_Exercise_
Within the data that follows, set down exactly the lines from the one containing "(top && lef) zero_at(0);" through the one containing "wp, mp, *_ = K.pack_weights(w, PACK_DGRAD_2X2S2)", both ends included.

START Data for this exercise

void Tci2::fill_site_tensors_impl(bool async)
{
    fn_.require("tci2");
    const bool trust_cache = fill_cache_trusted_;
    fill_cache_trusted_ = false;
    static const bool host_prof_fill = std::getenv("T4A_HOST_PROFILE") != nullptr;
    const auto hpf_t0 = std::chrono::steady_clock::now();
    static double hpf_sec[10] = {0, 0, 0, 0, 0, 0, 0, 0, 0, 0};
    auto hpf_mark = [&](int k, std::chrono::steady_clock::time_point& t) {
        if (!host_prof_fill) return;
        const auto now = std::chrono::steady_clock::now();
        hpf_sec[k] += std::chrono::duration<double, std::micro>(now - t).count();
        t = now;
    };
    auto hpf_t = hpf_t0;
    if (!trust_cache) invalidate_fill_cache();
    if (!fn_.builtin()) sync_digits();
    fill_wait();
    if (!fill_stream_) fill_stream_ = pool::stream_get(2);
    const bool builtin = fn_.builtin();
    static const bool sync_fill = std::getenv("T4A_SYNC_FILL") != nullptr;
    if (!builtin || sync_fill) async = false;
    std::vector<std::function<void()>> ops;
    std::vector<uint64_t> sig;
    auto dev = [&](std::function<void()> f) { ops.push_back(std::move(f)); };
    auto sg = [&](uint64_t v) { sig.push_back(v); };
    const bool no_main_sync = fill_no_main_sync_ && fn_.builtin();
    fill_no_main_sync_ = false;
    if (!no_main_sync) T4A_HIP(hipStreamSynchronize(eng.stream()));
    hipStream_t st = fill_stream_;
    struct SiteJob {
        size_t b;
// ... 25 lines not shown
                dev([=]() { fill_launch(ptr, cnt, 0.0, st); });
            }
            continue;
        }
        SiteJob j;
        j.b = b;
        j.ni = ni;
        j.nj = nj;
        j.last = (b == n_ - 1);
        j.np = j.last ? 0 : i_set[b + 1].count;
        if (!j.last && j.np != nj)
            throw Error(T4A_GPU_INTERNAL_ERROR, "one-site interpolation solve failed: pivot matrix at bond " +
                                                    std::to_string(b) + " is not square (" + std::to_string(j.np) + " x " +
                                                    std::to_string(nj) + ")");
        j.offA = totA;
        j.offB = totB;
        j.accJ = j.accK = j.accI = 0;
        totA += j.last ? 0 : nj * j.np;
        totB += nj * ni;
        jobs.push_back(j);
    }
    hpf_mark(0, hpf_t);
    if (jobs.empty()) {
        for (auto& f : ops) f();
        T4A_HIP(hipStreamSynchronize(st));
        return;
    }
    if (!builtin) {
        for (auto& f : ops) f();
        ops.clear();
    }
    d_fillA_.reserve(std::max<size_t>(totA, 1));
    d_fillB_.reserve(totB);
    const size_t fm_words = n_ + (n_ + 1) / 2 + (LU_MAX_PANEL_STEPS + 1) / 2;
    d_fillmax_.reserve(fm_words);
    unsigned long long* d_max = d_fillmax_.get();
    int* d_info = reinterpret_cast<int*>(d_fillmax_.get() + n_);
    unsigned* d_tickets = reinterpret_cast<unsigned*>(d_fillmax_.get() + n_ + (n_ + 1) / 2);
    const int avoid_xcc = (no_main_sync && !xcd_disabled()) ? eng.xcc() : -1;
    h_fillinfo_.reserve(n_);
    {
        unsigned long long* ptr = d_fillmax_.get();
        const size_t bytes = fm_words * sizeof(unsigned long long);
        fill_timed_ = eng.prof.enabled;
        sg((uint64_t)(uintptr_t)ptr);
        sg((uint64_t)bytes);
        dev([=]() { T4A_HIP(hipMemsetAsync(ptr, 0, bytes, st)); });
        if (!builtin) {
            if (fill_timed_) T4A_HIP(hipEventRecord(ev_fill_.a, st));
            for (auto& f : ops) f();
            ops.clear();
            T4A_HIP(hipStreamSynchronize(st));
        }
    }

    for (const SiteJob& j : jobs) {
        const size_t left_dim = (j.b == 0) ? 1 : i_set[j.b].count;
        const size_t S = local_dims[j.b];
        DevCore& c = cores[j.b];
        c.l = left_dim;
        c.s = S;
        c.r = j.last ? 1 : j.np;
        c.buf.reserve(std::max<size_t>(c.size(), 1));
    }

    std::vector<LuProblem> lups;
    std::vector<TrsmProblem> trl, tru;
    std::vector<PackJob> packs;
    size_t piv_total = 0;
    for (const SiteJob& j : jobs)
        if (!j.last) piv_total += j.np;
    d_fillpiv_.reserve(std::max<size_t>(piv_total, 1));
// ... 115 lines not shown
                q.out = d_fillA_.get() + j.offA;
                q.max_abs_bits = d_max + j.b;
                pis.push_back(q);
            }
        }
        for (const PiJob& q : pis) {
            max_M = std::max(max_M, q.M);
            max_N = std::max(max_N, q.N);
        }
        std::memcpy(hb + off_pi, pis.data(), pis.size() * sizeof(PiJob));
        if (np_) {
            std::memcpy(hb + off_lu, lups.data(), bytes_lu);
            std::memcpy(hb + off_tr, trl.data(), np_ * sizeof(TrsmProblem));
            std::memcpy(hb + off_tr + np_ * sizeof(TrsmProblem), tru.data(), np_ * sizeof(TrsmProblem));
        }
        std::memcpy(hb + off_pk, packs.data(), bytes_pk);
        hpf_mark(7, hpf_t);
        {
            const FnDevice fn = fn_.dev;
            const PiJob* dj = reinterpret_cast<const PiJob*>(db + off_pi);
            const int npi = (int)pis.size();
            sg((uint64_t)(uintptr_t)db);
            sg((uint64_t)(uintptr_t)hb);
            sg((uint64_t)total_bytes);
            sg((uint64_t)npi);
            sg(((uint64_t)(uint32_t)max_M << 32) | (uint32_t)max_N);
            sg((uint64_t)fn.fid * 16 + (uint64_t)fn.n_acc);
            for (int q = 0; q < T4A_FN_MAX_PARAMS; ++q) {
                uint64_t bits;
                std::memcpy(&bits, &fn.params[q], sizeof(bits));
                sg(bits);
            }
            sg((uint64_t)small_fill);
            const bool small = small_fill;
            dev([=]() {
                T4A_HIP(hipMemcpyAsync(db, hb, total_bytes, hipMemcpyHostToDevice, st));
                if (!small) pi_eval_batched_launch(fn, dj, npi, max_M, max_N, st);
            });
        }
        d_lups = reinterpret_cast<const LuProblem*>(db + off_lu);
        d_trs = reinterpret_cast<const TrsmProblem*>(db + off_tr);
        d_packs = reinterpret_cast<const PackJob*>(db + off_pk);
        d_pis = reinterpret_cast<const PiJob*>(db + off_pi);
    } else {
        for (const SiteJob& j : jobs) {
            IndexSet ik = kronecker_i(j.b);
            const IndexSet& jb = j_set[j.b];
            if (j.last) {
                eval_matrix(ik, 0, jb, ik.width, d_fillB_.get() + j.offB, nullptr);
            } else {
                eval_matrix(jb, j.b + 1, ik, 0, d_fillB_.get() + j.offB, nullptr);
                eval_matrix(jb, j.b + 1, i_set[j.b + 1], 0, d_fillA_.get() + j.offA, d_max + j.b);
            }
        }
        T4A_HIP(hipStreamSynchronize(eng.stream()));
        acc_used_ = 0;
        const size_t off_tr = up8(bytes_lu), off_pk = up8(off_tr + bytes_tr), total_bytes = up8(off_pk + bytes_pk);
        h_fillacc_.reserve(total_bytes / 8 + 1);
        d_fillacc_.reserve(total_bytes / 8 + 1);
        char* hb = reinterpret_cast<char*>(h_fillacc_.get());
        char* db = reinterpret_cast<char*>(d_fillacc_.get());
        if (np_) {
            std::memcpy(hb, lups.data(), bytes_lu);
            std::memcpy(hb + off_tr, trl.data(), np_ * sizeof(TrsmProblem));
            std::memcpy(hb + off_tr + np_ * sizeof(TrsmProblem), tru.data(), np_ * sizeof(TrsmProblem));
        }
        std::memcpy(hb + off_pk, packs.data(), bytes_pk);
        T4A_HIP(hipMemcpyAsync(db, hb, total_bytes, hipMemcpyHostToDevice, st));
        d_lups = reinterpret_cast<const LuProblem*>(db);
        d_trs = reinterpret_cast<const TrsmProblem*>(db + off_tr);
        d_packs = reinterpret_cast<const PackJob*>(db + off_pk);
    }

    {
        const int npr = (int)np_;
        const unsigned gx = blocks_for(max_core) > 64 ? 64 : blocks_for(max_core), gy = (unsigned)packs.size();
        int* hinfo = h_fillinfo_.get();
        const size_t info_bytes = n_ * sizeof(int);
        sg((uint64_t)npr);
        sg((uint64_t)(int64_t)avoid_xcc);
        sg(((uint64_t)(uint32_t)max_n << 32) | (uint32_t)max_nrhs);
        sg(((uint64_t)gx << 32) | gy);
        sg((uint64_t)(uintptr_t)d_lups);
        sg((uint64_t)(uintptr_t)d_trs);
        sg((uint64_t)(uintptr_t)d_packs);
        sg((uint64_t)(uintptr_t)d_info);
        sg((uint64_t)(uintptr_t)hinfo);
        const FnDevice fn = fn_.dev;
        const int n_site_jobs = (int)jobs.size(), last_site = jobs.back().last ? 1 : 0;
        const bool small = small_fill;
        sg((uint64_t)(uintptr_t)d_pis);
        sg(((uint64_t)n_site_jobs << 1) | (uint64_t)last_site);
        dev([=]() {
            if (small) {
                fill_small_launch(fn, d_pis, d_lups, d_packs, n_site_jobs, last_site, st);
                T4A_HIP(hipMemcpyAsync(hinfo, d_info, info_bytes, hipMemcpyDeviceToHost, st));
                return;
            }
            if (npr) {
                if (!lu_solve_blocked_launch(d_lups, npr, max_n, max_nrhs, st, avoid_xcc, d_tickets)) {
                    if (!lu_forward_blocked_launch(d_lups, npr, max_n, max_nrhs, st, avoid_xcc, d_tickets)) {
                        lu_batched_launch(d_lups, npr, max_n, st);
                        trsm_left_batched_launch(d_trs, npr, max_n, max_nrhs, st);
                    }
                    trsm_left_batched_launch(d_trs + npr, npr, max_n, max_nrhs, st);
                }
            }
            hipLaunchKernelGGL(pack_fill_batched_kernel, dim3(gx, gy), dim3(256), 0, st, d_packs);
            T4A_HIP(hipMemcpyAsync(hinfo, d_info, info_bytes, hipMemcpyDeviceToHost, st));
        });
    }
    hpf_mark(3, hpf_t);
    eng.prof.v[10] += flops;
    if (!builtin) {
        for (auto& f : ops) f();
        if (fill_timed_) T4A_HIP(hipEventRecord(ev_fill_.b, st));
        fill_inflight_ = true;
    } else {
        issue_fill_ops(ops, sig);
        fill_inflight_ = true;
    }
    if (host_prof_fill) {
        static double acc_ms = 0;
        static long calls = 0;
        acc_ms += std::chrono::duration<double, std::milli>(std::chrono::steady_clock::now() - hpf_t0).count();
        hpf_mark(4, hpf_t);
        if (++calls % 20 == 0)
            std::fprintf(stderr, "[host profile] fill_site_tensors host part %.1f us per call (wait+jobs %.1f, descriptors %.1f, "
                                 "accumulators %.1f, staging %.1f, issue %.1f)\n",
                         1e3 * acc_ms / calls, hpf_sec[0] / calls, hpf_sec[1] / calls, hpf_sec[2] / calls, hpf_sec[3] / calls,
                         hpf_sec[4] / calls);
        if (calls % 20 == 0)
            std::fprintf(stderr, "[host profile]   staging in detail: reserve %.1f, accumulator copy %.1f, job tables %.1f us per call\n",
                         hpf_sec[5] / calls, hpf_sec[6] / calls, hpf_sec[7] / calls);
// ... 253 lines not shown
    r.small_complete = false;
    if (small_engine_run(r) && r.small_complete) return;
    if (fn_.builtin() && options.max_bond_dim != 0 && options.max_bond_dim <= 1024) {
        const size_t chi = options.max_bond_dim;
        std::vector<size_t> lb(n_ + 1, 1), rb(n_ + 1, 1);
        for (size_t b = 0; b < n_; ++b) lb[b + 1] = std::min(chi, lb[b] * local_dims[b]);
        for (size_t b = n_; b-- > 0;) rb[b] = std::min(chi, rb[b + 1] * local_dims[b]);
        auto bond = [&](size_t b) { return std::min(lb[b], rb[b]); };
        size_t totA = 0, totB = 0, tot_cores = 0;
        for (size_t b = 0; b < n_; ++b) {
            if (shard_world > 1 && (b % shard_world) != shard_rank) continue;
            const size_t l = bond(b), rr = bond(b + 1);
            tot_cores += l * local_dims[b] * rr;
            totA += rr * rr;
            totB += rr * l * local_dims[b];
        }
        const bool presize = (tot_cores + totA + totB) * sizeof(double) <= ((size_t)1 << 30);
        for (size_t b = 0; presize && b < n_; ++b) {
            if (shard_world > 1 && (b % shard_world) != shard_rank) continue;
            cores[b].buf.reserve(std::max<size_t>(bond(b) * local_dims[b] * bond(b + 1), 1));
        }
        if (presize) {
        d_fillA_.reserve(std::max<size_t>(totA, 1));
        d_fillB_.reserve(std::max<size_t>(totB, 1));
        d_fillpiv_.reserve(std::max<size_t>(n_ * chi, 1));
        size_t acc_words = 0;
        for (size_t b = 0; b < n_; ++b) {
            if (shard_world > 1 && (b % shard_world) != shard_rank) continue;
            acc_words += chi * (2 + local_dims[b]) * (size_t)fn_.dev.n_acc;
        }
        const size_t desc_bytes = n_ * (2 * sizeof(PiJob) + sizeof(LuProblem) + 2 * sizeof(TrsmProblem) + 64) + 256;
        h_fillacc_.reserve(acc_words + desc_bytes / 8 + 64);
        d_fillacc_.reserve(acc_words + desc_bytes / 8 + 64);
        d_fillmax_.reserve(n_ + (n_ + 1) / 2 + (LU_MAX_PANEL_STEPS + 1) / 2);
        h_fillinfo_.reserve(n_);
        }
    }
}
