+__device__ __forceinline__ _Float16 p16_head(float x) {
+    const _Float16 h = (_Float16)x;
+    return x == 0.f ? __builtin_bit_cast(_Float16, (unsigned short)0x8000) : h;
+}
+__device__ __forceinline__ bool p16_positive(_Float16 head) { return (__builtin_bit_cast(unsigned short, head) & 0x8000u) == 0; }
+__device__ __forceinline__ void p16_split4(float x0, float x1, float x2, float x3, uint2& h, uint2& m) {
+    unsigned h0, h1, m0, m1;
+    tdr_split2_f16(x0, x1, h0, m0);
+    tdr_split2_f16(x2, x3, h1, m1);
+    h0 |= (x0 == 0.f ? 0x8000u : 0u) | (x1 == 0.f ? 0x80000000u : 0u);
+    h1 |= (x2 == 0.f ? 0x8000u : 0u) | (x3 == 0.f ? 0x80000000u : 0u);
+    h = make_uint2(h0, h1);
+    m = make_uint2(m0, m1);
+}
+
+__device__ __forceinline__ void p24_split4(float x0, float x1, float x2, float x3, uint2& h, uint2& m, uint2& l) {
+    unsigned h0, h1, m0, m1, l0, l1;
+    tdr_split3_bf16(x0, x1, h0, m0, l0);
+    tdr_split3_bf16(x2, x3, h1, m1, l1);
+    h0 |= (x0 == 0.f ? 0x8000u : 0u) | (x1 == 0.f ? 0x80000000u : 0u);
+    h1 |= (x2 == 0.f ? 0x8000u : 0u) | (x3 == 0.f ? 0x80000000u : 0u);
+    h = make_uint2(h0, h1);
+    m = make_uint2(m0, m1);
+    l = make_uint2(l0, l1);
+}
+
+template <int PF>
+__device__ __forceinline__ void plane_split4(float x0, float x1, float x2, float x3, uint2 (&pl)[PlaneFmt<PF>::NS]) {
+    if constexpr (PF == PF_TRI) p24_split4(x0, x1, x2, x3, pl[0], pl[1], pl[2]);
+    else p16_split4(x0, x1, x2, x3, pl[0], pl[1]);
+}
+
+template <int NS, typename T>
+__device__ __forceinline__ void plane_zero_border(char* base, long PS, long Wp, int Y, int X, int HO, int WO) {
+    const bool top = Y == 0, bot = Y == HO - 1, lef = X == 0, rig = X == WO - 1;
+    if (top | bot | lef | rig) {
+        const T z{};
+        auto zero_at = [&](long sl) {
+#pragma unroll
+            for (int s = 0; s < NS; ++s) *reinterpret_cast<T*>(base + (s * PS + sl) * 16) = z;
+        };
+        if (top) zero_at(X + 1);
+        if (bot) zero_at((long)(HO + 1) * Wp + X + 1);
+        if (lef) zero_at((long)(Y + 1) * Wp);
+        if (rig) zero_at((long)(Y + 1) * Wp + WO + 1);
+        if (top && lef) zero_at(0);
+        if (top && rig) zero_at(WO + 1);
+        if (bot && lef) zero_at((long)(HO + 1) * Wp);
+        if (bot && rig) zero_at((long)(HO + 1) * Wp + WO + 1);
+    }
+}
+
+}
diff --git a/textualdegremoval_amd/engine.py b/textualdegremoval_amd/engine.py
--- a/textualdegremoval_amd/engine.py
+++ b/textualdegremoval_amd/engine.py
@@ -220,14 +220,14 @@
     return dout
 
 
-def conv_fwd(x, w, b, stride, pad, res=None, relu=False, out=None):
+def conv_fwd(x, w, b, stride, pad, res=None, relu=False, out=None, out16=None, want32=True):
     Cout, Cin, KH, _ = w.shape
     wp, mp, *_ = K.pack_weights(w, PACK_FWD)
-    out = K.conv_forward(x, wp, mp, Cout, KH, stride=stride, pad=pad, bias=b, res=res, relu=relu, out=out)
+    out = K.conv_forward(x, wp, mp, Cout, KH, stride=stride, pad=pad, bias=b, res=res, relu=relu, out=out, out16=out16, want32=want32)
     return out
 
 
-def conv_bwd(dout, x, w, stride, pad, need_dx=True, add_to_dx=None, bias=True, into=None):
+def conv_bwd(dout, x, w, stride, pad, need_dx=True, add_to_dx=None, bias=True, into=None, dx16=None, want_dx32=True):
     Cout, Cin, KH, _ = w.shape
 
     def leaf():
@@ -253,13 +253,15 @@
         N, _, OH, OW = dout.shape
         if stride == 1:
             wp, mp, *_ = K.pack_weights(w, PACK_DGRAD_S1)
-            dx = K.conv_forward(dout, wp, mp, Cin, KH, pad=KH - 1 - pad, res=add_to_dx)
+            dx = K.conv_forward(dout, wp, mp, Cin, KH, pad=KH - 1 - pad, res=add_to_dx, out16=dx16, want32=want_dx32)
+        elif dx16 is not None and not (KH == 3 and stride == 2 and pad == 1):
+            raise NotImplementedError(f'plane data gradient KH={KH} stride={stride} pad={pad}')
         elif KH == 2 and stride == 2 and pad == 0:
             wp, mp, *_ = K.pack_weights(w, PACK_DGRAD_2X2S2)
             dx = K.conv_forward(dout, wp, mp, 4 * Cin, 1, epi=EPI_PSHUF, res=add_to_dx)
         elif KH == 3 and stride == 2 and pad == 1:
             wp, mp, *_ = K.pack_weights(w, PACK_DGRAD_3X3S2)
-            dx = K.conv_forward(dout, wp, mp, 4 * Cin, 2, pad=0, OH=OH, OW=OW, epi=EPI_PSHUF, res=add_to_dx)
+            dx = K.conv_forward(dout, wp, mp, 4 * Cin, 2, pad=0, OH=OH, OW=OW, epi=EPI_PSHUF, res=add_to_dx, out16=dx16, want32=want_dx32)
         else:
             raise NotImplementedError(f'conv dgrad KH={KH} stride={stride} pad={pad}')
     L.maybe_join()
@@ -294,6 +296,7 @@
 
 P16_ON = True
 P16_MIN_C = None
+PLANE_EPILOGUE = True
 
 
 def _p16_level(Cc, n_blocks):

END Data for this exercise

_Task answer_
+        if (top && lef) zero_at(0);
+        if (top && rig) zero_at(WO + 1);
+        if (bot && lef) zero_at((long)(HO + 1) * Wp);
+        if (bot && rig) zero_at((long)(HO + 1) * Wp + WO + 1);
+    }
+}
+
+}
diff --git a/textualdegremoval_amd/engine.py b/textualdegremoval_amd/engine.py
--- a/textualdegremoval_amd/engine.py
+++ b/textualdegremoval_amd/engine.py
@@ -220,14 +220,14 @@
     return dout
 
 
-def conv_fwd(x, w, b, stride, pad, res=None, relu=False, out=None):
+def conv_fwd(x, w, b, stride, pad, res=None, relu=False, out=None, out16=None, want32=True):
     Cout, Cin, KH, _ = w.shape
     wp, mp, *_ = K.pack_weights(w, PACK_FWD)
-    out = K.conv_forward(x, wp, mp, Cout, KH, stride=stride, pad=pad, bias=b, res=res, relu=relu, out=out)
+    out = K.conv_forward(x, wp, mp, Cout, KH, stride=stride, pad=pad, bias=b, res=res, relu=relu, out=out, out16=out16, want32=want32)
     return out
 
 
-def conv_bwd(dout, x, w, stride, pad, need_dx=True, add_to_dx=None, bias=True, into=None):
+def conv_bwd(dout, x, w, stride, pad, need_dx=True, add_to_dx=None, bias=True, into=None, dx16=None, want_dx32=True):
     Cout, Cin, KH, _ = w.shape
 
     def leaf():
@@ -253,13 +253,15 @@
         N, _, OH, OW = dout.shape
         if stride == 1:
             wp, mp, *_ = K.pack_weights(w, PACK_DGRAD_S1)
-            dx = K.conv_forward(dout, wp, mp, Cin, KH, pad=KH - 1 - pad, res=add_to_dx)
+            dx = K.conv_forward(dout, wp, mp, Cin, KH, pad=KH - 1 - pad, res=add_to_dx, out16=dx16, want32=want_dx32)
+        elif dx16 is not None and not (KH == 3 and stride == 2 and pad == 1):
+            raise NotImplementedError(f'plane data gradient KH={KH} stride={stride} pad={pad}')
         elif KH == 2 and stride == 2 and pad == 0:
             wp, mp, *_ = K.pack_weights(w, PACK_DGRAD_2X2S2)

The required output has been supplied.